3) What are the essential steps of your chosen sequencing technology, how does it decode the bases of your DNA sample (base calling)?

In PacBio HiFi sequencing 1) the scientist performs library prep (see above), 2) DNA molecules stick to “zero-mode waveguides,” which are wells in the sequencing device, the “SMRT Cell”, and 3) DNA polymerase adds fluorescent nucleotides to each individual DNA molecule, emitting light that indicates the sequence.

4) What is the output of your chosen sequencing technology?

PacBio HiFi sequencing produces long-read raw sequence data as output.

5.2 DNA Write

(i) What DNA would you want to synthesize (e.g., write) and why?
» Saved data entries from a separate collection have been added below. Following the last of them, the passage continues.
class WNFoldFn(torch.autograd.Function):

    @staticmethod
    def forward(ctx, plan: WNFoldPlan, *tensors: Tensor):
        lib = _lib.load()
        assert len(tensors) == plan.n_inputs()
        for t in tensors:
            _lib.require_gpu_tensor(t, "WN parameter")
        tab = plan.table(tensors)
        dev = tensors[0].device
        flat = torch.empty(plan.specs.flat_numel, device=dev, dtype=torch.float32)
        norms = torch.empty(plan.n_rows, device=dev, dtype=torch.float32)
        check(lib.fst_wn_fold_fwd(ptr(tab), plan.n_rows, ptr(flat), ptr(norms), stream_ptr()), "fst_wn_fold_fwd")
        ctx.plan, ctx.tab = plan, tab
        ctx.shapes = [tuple(t.shape) for t in tensors]
        ctx.save_for_backward(norms)
        return flat

    @staticmethod
    def backward(ctx, d_flat):
        lib = _lib.load()
        (norms,) = ctx.saved_tensors
        plan: WNFoldPlan = ctx.plan
        d_flat = d_flat.contiguous()
        dpar = torch.empty(plan.grad_numel, device=d_flat.device, dtype=torch.float32)
        check(lib.fst_wn_fold_bwd(ptr(ctx.tab), plan.n_rows, ptr(d_flat), ptr(norms), ptr(dpar), stream_ptr()), "fst_wn_fold_bwd")
        grads = []
        for off, sh in zip(plan.grad_offsets, ctx.shapes):
            grads.append(dpar[off: off + int(math.prod(sh))].view(sh))
        return (None, *grads)


def wn_fused_ok(n: int, h: int, L: int, *tensors: Tensor, kernel: int = 3) -> bool:
    if MATH != "bf16x3" or kernel != 3 or not (0 < n < 128) or L % 4 != 0 or os.environ.get("FST_WN_FUSED", "1") == "0":
        return False
    return all(t.data_ptr() % 16 == 0 and t.stride(0) % 4 == 0 for t in tensors)


WN_PACK_MAX_LAYERS = 10


class _WnImages(NamedTuple):
    nl: int
    key: Callable
    nbytes: Callable
    sources: Callable
    one: Optional[Callable]
    stack: Callable


def _pack_one(f: _WnImages, i: int) -> Tensor:
    if _PACK_CACHE is not None:
        hit = _PACK_CACHE.get(f.key(i))
        if hit is not None:
            return hit[0]
    src = [t.contiguous() for t in f.sources(i)]
    img = torch.empty(f.nbytes(i) // 4, device=src[0].device, dtype=torch.float32)
    f.one(i, src, img)
    if _PACK_CACHE is not None:
        _PACK_CACHE[f.key(i)] = (img, *f.sources(i), src)
    return img


def _pack_stack(f: _WnImages) -> List[Tensor]:
    hits = [None if _PACK_CACHE is None else _PACK_CACHE.get(f.key(i)) for i in range(f.nl)]
    if _PACK_CACHE is not None and all(hit is not None for hit in hits):
        return [hit[0] for hit in hits]
    if f.one is not None and (f.nl > WN_PACK_MAX_LAYERS or any(hit is not None for hit in hits)):
        return [_pack_one(f, i) for i in range(f.nl)]
    srcs = [[t.contiguous() for t in f.sources(i)] for i in range(f.nl)]
    imgs = [torch.empty(f.nbytes(i) // 4, device=srcs[i][0].device, dtype=torch.float32) for i in range(f.nl)]
    f.stack(srcs, imgs)
    if _PACK_CACHE is not None:
        for i, img in enumerate(imgs):
            _PACK_CACHE[f.key(i)] = (img, *f.sources(i), srcs[i])
    return imgs


def _wn_fwd_images(who: str, layers: Sequence[Sequence[Tensor]], lasts: Sequence[bool], n: int, h: int) -> _WnImages:
    lib, nl = _lib.load(), len(layers)
    for in_w in (l[0] for l in layers):
        if in_w.dim() != 3 or in_w.size(0) != 2 * n or in_w.size(1) != n:
            raise ValueError(f"{who}: in_w must be [2n, n, taps], got {tuple(in_w.shape)} for n={n}")
    nbytes = lib.fst_wn_image_bytes(n, h)
    return _WnImages(
        nl, lambda i: ("wn", n, h, lasts[i]) + tuple((t.data_ptr(), t._version) for t in layers[i]), lambda i: nbytes,
        lambda i: layers[i],
        lambda i, src, img: check(lib.fst_wn_pack(*[ptr(t) for t in src], n, h, layers[i][0].size(2), int(lasts[i]), ptr(img), nbytes,
                                                  stream_ptr()), "fst_wn_pack"),
        lambda srcs, imgs: check(lib.fst_wn_pack_stack(*[_ptr_table([l[j] for l in srcs]) for j in range(6)], nl, n, h,
                                                       layers[0][0].size(2), _ptr_table(imgs), nbytes, stream_ptr()),
                                 "fst_wn_pack_stack"))


def wn_pack_layer(in_w: Tensor, cond_w: Tensor, in_b: Tensor, cond_b: Tensor, rs_w: Tensor, rs_b: Tensor, n: int, h: int,
                  last: bool) -> Tensor:
    return _pack_one(_wn_fwd_images("wn_pack_layer", [(in_w, cond_w, in_b, cond_b, rs_w, rs_b)], [last], n, h), 0)


def wn_pack_layers(layers: Sequence[Sequence[Tensor]], n: int, h: int) -> List[Tensor]:
    nl = len(layers)
    return _pack_stack(_wn_fwd_images("wn_pack_layers", layers, [i == nl - 1 for i in range(nl)], n, h))


def _wn_bwd_images(rs_ws: Sequence[Tensor], lasts: Sequence[bool], n: int, acc_order: bool) -> _WnImages:
    lib, nl = _lib.load(), len(rs_ws)
    nbytes = lambda i: lib.fst_wn_bwd_image_bytes(n, int(lasts[i]))
    return _WnImages(
        nl, lambda i: ("wn_bwd", n, lasts[i], acc_order, rs_ws[i].data_ptr(), rs_ws[i]._version), nbytes, lambda i: (rs_ws[i],),
        lambda i, src, img: check(lib.fst_wn_pack_bwd(ptr(src[0]), n, int(lasts[i]), int(acc_order), ptr(img), nbytes(i), stream_ptr()),
                                  "fst_wn_pack_bwd"),
        lambda srcs, imgs: check(lib.fst_wn_pack_bwd_stack(_ptr_table([s_[0] for s_ in srcs]), nl, n, int(acc_order), _ptr_table(imgs),
                                                           lib.fst_wn_bwd_image_bytes(n, 0), stream_ptr()), "fst_wn_pack_bwd_stack"))


def wn_pack_bwd(rs_w: Tensor, n: int, last: bool, acc_order: bool = False) -> Tensor:
    return _pack_one(_wn_bwd_images([rs_w], [last], n, acc_order), 0)


def wn_pack_bwd_layers(rs_ws: Sequence[Tensor], n: int, acc_order: bool = False) -> List[Tensor]:
    nl = len(rs_ws)
    return _pack_stack(_wn_bwd_images(rs_ws, [i == nl - 1 for i in range(nl)], n, acc_order))


def wn_pack_bwd_proj_layers(rs_ws: Sequence[Tensor], end_w: Tensor, n: int) -> List[Tensor]:
    lib, nl, h2 = _lib.load(), len(rs_ws), end_w.size(0)
    if nl > WN_PACK_MAX_LAYERS or tuple(end_w.shape) != (h2, n, 1) or h2 > 64:
        raise ValueError(f"wn_pack_bwd_proj_layers: {nl} layers, end_w {tuple(end_w.shape)} (at most {WN_PACK_MAX_LAYERS} layers, "
                         f"end_w [2h <= 64, n = {n}, 1])")
    return _pack_stack(_WnImages(
        nl, lambda i: ("wn_bwd_proj", n, h2, i == nl - 1, rs_ws[i].data_ptr(), rs_ws[i]._version, end_w.data_ptr(), end_w._version),
        lambda i: lib.fst_wn_bwd_proj_image_bytes(n, h2, int(i == nl - 1)), lambda i: (rs_ws[i], end_w), None,
        lambda srcs, imgs: check(lib.fst_wn_pack_bwd_proj_stack(_ptr_table([s_[0] for s_ in srcs]), ptr(srcs[0][1]), nl, n, h2,
                                                                _ptr_table(imgs), lib.fst_wn_bwd_proj_image_bytes(n, h2, 0),
                                                                stream_ptr()), "fst_wn_pack_bwd_proj_stack")))


def _wn_dgrad_images(in_ws: Sequence[Tensor], cond_ws: Sequence[Tensor], n: int, h: int) -> _WnImages:
    lib, nl = _lib.load(), len(in_ws)
    nbytes = lib.fst_wn_dgrad_image_bytes(n)
    return _WnImages(
        nl, lambda i: ("wn_dgrad", n, h, in_ws[i].data_ptr(), in_ws[i]._version, cond_ws[i].data_ptr(), cond_ws[i]._version),
        lambda i: nbytes, lambda i: (in_ws[i], cond_ws[i]),
        lambda i, src, img: check(lib.fst_wn_pack_dgrad(ptr(src[0]), ptr(src[1]), n, h, in_ws[i].size(2), ptr(img), nbytes, stream_ptr()),
                                  "fst_wn_pack_dgrad"),
        lambda srcs, imgs: check(lib.fst_wn_pack_dgrad_stack(_ptr_table([s_[0] for s_ in srcs]), _ptr_table([s_[1] for s_ in srcs]), nl, n,
                                                             h, in_ws[0].size(2), _ptr_table(imgs), nbytes, stream_ptr()),
                                 "fst_wn_pack_dgrad_stack"))


def wn_pack_dgrad(in_w: Tensor, cond_w: Tensor, n: int, h: int) -> Tensor:
    return _pack_one(_wn_dgrad_images([in_w], [cond_w], n, h), 0)


def wn_pack_dgrad_layers(in_ws: Sequence[Tensor], cond_ws: Sequence[Tensor], n: int, h: int) -> List[Tensor]:
    return _pack_stack(_wn_dgrad_images(in_ws, cond_ws, n, h))


def _wn_layer_forward(save: bool, a: Tensor, u0: Tensor, img: Tensor, ts: Optional[Tensor], acts: Optional[Tensor],
                      a_next: Optional[Tensor], out: Tensor, first: bool, last: bool, n: int, h: int, dil: int) -> None:
    lib = _lib.load()
    a_bs, L = _ncl(a, "a")
    u0_bs, _ = _ncl(u0, "u0")
    B = a.size(0)
    numel = _same_numel(a, out, acts, a_next)
    if save and (ts.numel() != 2 * numel or not ts.is_contiguous()):
        raise ValueError("wn_layer_fwd: ts must be the contiguous [B, 2n, L] partner of a")
    if save:
        fn, who, key, saved = lib.fst_wn_layer_fwd, "fst_wn_layer_fwd", "wn_layer_fwd_kernel", (ptr(ts), ptr(acts))
    else:
        fn, who, key, saved = lib.fst_wn_layer_infer, "fst_wn_layer_infer", "wn_layer_infer_kernel", ()
    t0 = KERNEL_TIMER.begin() if KERNEL_TIMER is not None else None
    check(fn(ptr(a), a_bs, ptr(u0), u0_bs, ptr(img), img.numel() * 4, *saved, ptr(a_next), ptr(out), int(first), int(last), B, L, n, h,
             dil, numel, stream_ptr()), who)
    if t0 is not None:
        rs_rows = n if last else 2 * n
        flops = 2.0 * B * L * (2 * n * (3 * n + h) + rs_rows * n)
        rows = n + h + (0 if first else n) + (0 if last else n) + n
        rows += (2 * n if save else 0) + (n if acts is not None else 0)
        KERNEL_TIMER.end(key, t0, flops, 4.0 * B * L * rows)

The cyanobacterium N. commmune has a number of qualities–such as relative tolerance to vacuum conditions, radiation, dry environments, and extreme heat, anti-inflammatory properties, and the ability to promote plant growth–that make it promising for space travel applications, including terraforming Martian soil and providing a sustainable food source. However, the species is extremely slow-growing, difficult to engineer, and may produce toxins harmful to human health–so on its own may be difficult to deploy/apply. I would like to either engineer Nostoc to be faster-growing and more manageble as a chassis–or would synthesize relevant Nostoc genes and pathways (e.g., extracellular polymeric substance production mechanisms, nutrient content, and survival under extreme conditions) and express them in model organisms, which we could then more-easily manipulate and use as chassis for space, nutrition, agriculture, wastewater-management, and more.

(ii) What technology or technologies would you use to perform this DNA synthesis and why?

I would use clonal gene sythesis methods (e.g., from Twist) to order the relevant genes and/or circuits in plasmid form so that I could easily express them in a chassis of choice. Producing the plasmids would involve synthesizing the relevant fragments (e.g., with the phosphoramidite method) and then assembling them together (e.g., via Gibson or Golden Gate).

5.3 DNA Edit

(i) What DNA would you want to edit and why?

I would like to modify genes and pathways that regulate bacterial growth, particularly in the cyanobacterium N. commune. The bacterium’s slow growth rate is a major barrier to engineering, deployment as a chassis, and basic science. Modifying growth rate may be difficult because of potential off-target effects on bacterial performance (e.g., the species may need to grow slowly in order to produce an essential compound) and would likely require me to edit regulatory components of genes involved in metabolism and nutrient uptake–and potentially could involve knocking out non-essential genes that might slow down bacterial growth.

(ii) What technology or technologies would you use to perform these DNA edits and why?

I might use a combination of CRISPR and TALENs to potentially 1) replace sequences relevant to metabolic regulation (e.g., that promote nutrient uptake and processing) with more-active counterparts via homology-directed repair with template sequences of interest and 2) knock out sequences that are not essential to bacterial survival/performance and that may impose a burden on bacterial growth.